Problem to work on >> Below are the records; count the lines that include the string "grayG" and give only that number.

(Collected data entries)
⁂

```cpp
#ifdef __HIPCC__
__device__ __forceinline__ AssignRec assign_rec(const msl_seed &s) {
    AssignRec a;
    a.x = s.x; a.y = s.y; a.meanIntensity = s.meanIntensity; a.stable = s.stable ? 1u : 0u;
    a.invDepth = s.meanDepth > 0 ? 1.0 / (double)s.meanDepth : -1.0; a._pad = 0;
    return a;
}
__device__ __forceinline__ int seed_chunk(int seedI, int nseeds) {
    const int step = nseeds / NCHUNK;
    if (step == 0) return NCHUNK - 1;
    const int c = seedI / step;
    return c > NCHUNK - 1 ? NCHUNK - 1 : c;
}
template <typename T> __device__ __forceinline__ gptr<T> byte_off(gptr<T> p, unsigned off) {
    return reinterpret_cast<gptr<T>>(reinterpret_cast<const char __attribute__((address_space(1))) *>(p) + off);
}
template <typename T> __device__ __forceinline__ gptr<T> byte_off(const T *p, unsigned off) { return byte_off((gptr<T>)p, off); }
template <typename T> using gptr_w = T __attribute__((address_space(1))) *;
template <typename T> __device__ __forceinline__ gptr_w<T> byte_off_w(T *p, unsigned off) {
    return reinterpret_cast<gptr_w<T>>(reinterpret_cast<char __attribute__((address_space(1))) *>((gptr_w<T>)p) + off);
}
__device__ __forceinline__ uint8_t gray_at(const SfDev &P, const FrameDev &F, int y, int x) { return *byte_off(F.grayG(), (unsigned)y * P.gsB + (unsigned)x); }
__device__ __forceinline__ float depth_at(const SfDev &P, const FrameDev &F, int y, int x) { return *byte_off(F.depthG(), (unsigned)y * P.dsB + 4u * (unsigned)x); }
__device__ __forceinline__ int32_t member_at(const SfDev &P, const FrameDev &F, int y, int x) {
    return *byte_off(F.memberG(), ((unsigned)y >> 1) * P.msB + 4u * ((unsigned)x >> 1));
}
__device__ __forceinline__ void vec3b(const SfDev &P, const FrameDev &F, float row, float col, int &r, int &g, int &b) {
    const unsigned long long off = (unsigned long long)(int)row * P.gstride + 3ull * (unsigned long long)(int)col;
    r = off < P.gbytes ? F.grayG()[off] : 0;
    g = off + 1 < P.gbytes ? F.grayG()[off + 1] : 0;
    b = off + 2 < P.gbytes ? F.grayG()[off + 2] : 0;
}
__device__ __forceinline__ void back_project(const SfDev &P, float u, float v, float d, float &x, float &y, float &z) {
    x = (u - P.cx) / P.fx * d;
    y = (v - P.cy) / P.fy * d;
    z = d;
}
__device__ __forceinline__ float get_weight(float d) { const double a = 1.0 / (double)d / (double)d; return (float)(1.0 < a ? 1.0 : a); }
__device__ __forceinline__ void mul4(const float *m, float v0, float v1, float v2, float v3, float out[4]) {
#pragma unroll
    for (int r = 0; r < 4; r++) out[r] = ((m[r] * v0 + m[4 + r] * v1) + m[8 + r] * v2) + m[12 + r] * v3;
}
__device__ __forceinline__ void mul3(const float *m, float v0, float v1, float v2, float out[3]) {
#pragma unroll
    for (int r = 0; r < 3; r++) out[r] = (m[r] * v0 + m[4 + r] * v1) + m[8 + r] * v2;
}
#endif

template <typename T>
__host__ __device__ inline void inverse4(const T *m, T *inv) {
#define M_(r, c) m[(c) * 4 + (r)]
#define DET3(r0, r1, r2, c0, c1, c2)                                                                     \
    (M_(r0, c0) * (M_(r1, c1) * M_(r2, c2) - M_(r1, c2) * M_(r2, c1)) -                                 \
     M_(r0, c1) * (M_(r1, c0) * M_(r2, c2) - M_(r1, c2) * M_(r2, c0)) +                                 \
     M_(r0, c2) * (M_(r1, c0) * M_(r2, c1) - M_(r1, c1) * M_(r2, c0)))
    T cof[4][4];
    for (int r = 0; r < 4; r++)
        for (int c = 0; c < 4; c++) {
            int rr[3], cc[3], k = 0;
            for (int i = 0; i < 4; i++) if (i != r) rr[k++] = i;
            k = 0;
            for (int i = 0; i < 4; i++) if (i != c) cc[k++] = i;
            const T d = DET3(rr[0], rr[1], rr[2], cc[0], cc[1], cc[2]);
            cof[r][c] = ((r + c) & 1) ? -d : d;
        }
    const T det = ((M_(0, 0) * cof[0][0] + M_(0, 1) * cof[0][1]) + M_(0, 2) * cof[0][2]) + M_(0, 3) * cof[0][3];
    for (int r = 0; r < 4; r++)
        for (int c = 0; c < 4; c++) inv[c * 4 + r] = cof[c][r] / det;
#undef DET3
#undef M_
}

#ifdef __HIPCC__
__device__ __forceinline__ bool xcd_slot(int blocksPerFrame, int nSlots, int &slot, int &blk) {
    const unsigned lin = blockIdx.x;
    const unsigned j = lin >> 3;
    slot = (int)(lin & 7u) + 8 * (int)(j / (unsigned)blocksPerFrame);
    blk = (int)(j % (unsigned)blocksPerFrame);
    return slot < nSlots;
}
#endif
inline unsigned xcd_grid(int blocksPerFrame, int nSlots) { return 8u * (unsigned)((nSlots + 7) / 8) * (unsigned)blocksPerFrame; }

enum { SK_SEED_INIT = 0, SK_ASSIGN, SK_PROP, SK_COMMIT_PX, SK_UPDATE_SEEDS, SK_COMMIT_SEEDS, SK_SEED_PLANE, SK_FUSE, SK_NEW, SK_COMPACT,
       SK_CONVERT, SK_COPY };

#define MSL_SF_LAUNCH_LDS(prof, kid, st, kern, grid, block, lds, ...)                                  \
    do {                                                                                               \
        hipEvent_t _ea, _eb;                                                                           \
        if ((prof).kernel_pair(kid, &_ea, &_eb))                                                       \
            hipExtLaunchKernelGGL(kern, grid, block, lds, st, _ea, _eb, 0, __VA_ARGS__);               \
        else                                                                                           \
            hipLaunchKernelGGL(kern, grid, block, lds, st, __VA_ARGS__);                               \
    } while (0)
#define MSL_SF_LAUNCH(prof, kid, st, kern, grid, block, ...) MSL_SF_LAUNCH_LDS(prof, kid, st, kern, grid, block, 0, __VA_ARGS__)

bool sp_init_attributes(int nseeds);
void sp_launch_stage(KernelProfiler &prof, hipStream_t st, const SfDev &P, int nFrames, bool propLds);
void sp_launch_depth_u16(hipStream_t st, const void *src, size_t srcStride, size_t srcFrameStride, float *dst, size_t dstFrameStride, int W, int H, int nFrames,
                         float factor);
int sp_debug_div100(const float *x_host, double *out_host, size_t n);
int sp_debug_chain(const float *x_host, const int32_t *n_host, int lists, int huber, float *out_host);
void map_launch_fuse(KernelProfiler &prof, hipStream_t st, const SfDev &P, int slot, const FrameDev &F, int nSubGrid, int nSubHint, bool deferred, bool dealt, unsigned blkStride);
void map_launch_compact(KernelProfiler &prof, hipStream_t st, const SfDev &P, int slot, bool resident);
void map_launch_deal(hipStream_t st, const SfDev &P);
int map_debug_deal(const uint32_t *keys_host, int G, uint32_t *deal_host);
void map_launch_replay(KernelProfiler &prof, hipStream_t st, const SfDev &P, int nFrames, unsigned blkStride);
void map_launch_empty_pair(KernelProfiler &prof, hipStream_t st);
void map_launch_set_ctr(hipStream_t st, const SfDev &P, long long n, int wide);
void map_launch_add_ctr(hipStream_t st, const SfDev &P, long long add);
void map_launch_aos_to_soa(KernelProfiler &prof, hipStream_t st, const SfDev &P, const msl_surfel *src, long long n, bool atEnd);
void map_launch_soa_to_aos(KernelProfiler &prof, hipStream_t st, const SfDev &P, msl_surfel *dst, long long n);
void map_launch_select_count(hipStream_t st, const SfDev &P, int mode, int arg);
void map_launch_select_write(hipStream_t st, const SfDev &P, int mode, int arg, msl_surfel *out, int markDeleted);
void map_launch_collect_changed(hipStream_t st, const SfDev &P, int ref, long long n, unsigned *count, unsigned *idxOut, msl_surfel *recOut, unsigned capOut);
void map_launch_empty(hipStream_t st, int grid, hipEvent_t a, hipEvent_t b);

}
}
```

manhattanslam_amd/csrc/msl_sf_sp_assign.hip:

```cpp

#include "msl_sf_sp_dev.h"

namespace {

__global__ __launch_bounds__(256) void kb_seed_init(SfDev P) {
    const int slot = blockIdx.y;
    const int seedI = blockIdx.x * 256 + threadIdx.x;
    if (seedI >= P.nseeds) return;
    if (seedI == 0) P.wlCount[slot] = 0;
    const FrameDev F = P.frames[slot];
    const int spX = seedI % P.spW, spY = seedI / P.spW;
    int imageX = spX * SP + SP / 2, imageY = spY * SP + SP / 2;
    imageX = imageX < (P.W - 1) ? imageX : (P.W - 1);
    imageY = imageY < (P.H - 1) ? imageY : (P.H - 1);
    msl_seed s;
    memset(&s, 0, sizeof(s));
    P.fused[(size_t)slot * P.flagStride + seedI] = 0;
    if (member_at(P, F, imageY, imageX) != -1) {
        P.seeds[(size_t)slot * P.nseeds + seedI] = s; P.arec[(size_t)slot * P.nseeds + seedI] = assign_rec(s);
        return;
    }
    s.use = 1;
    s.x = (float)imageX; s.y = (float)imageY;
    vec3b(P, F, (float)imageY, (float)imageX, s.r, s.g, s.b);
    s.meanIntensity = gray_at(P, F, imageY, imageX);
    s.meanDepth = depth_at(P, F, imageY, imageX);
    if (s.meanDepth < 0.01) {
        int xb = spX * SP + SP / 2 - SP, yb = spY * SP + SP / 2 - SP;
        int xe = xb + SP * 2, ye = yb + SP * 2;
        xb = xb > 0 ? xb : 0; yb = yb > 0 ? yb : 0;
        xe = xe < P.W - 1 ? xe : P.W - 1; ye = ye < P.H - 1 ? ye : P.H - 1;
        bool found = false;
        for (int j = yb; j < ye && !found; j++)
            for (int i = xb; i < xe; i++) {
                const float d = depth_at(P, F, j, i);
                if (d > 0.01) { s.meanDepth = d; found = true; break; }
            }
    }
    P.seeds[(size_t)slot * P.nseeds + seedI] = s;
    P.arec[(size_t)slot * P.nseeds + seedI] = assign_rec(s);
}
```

⁂

Expected answer >> 4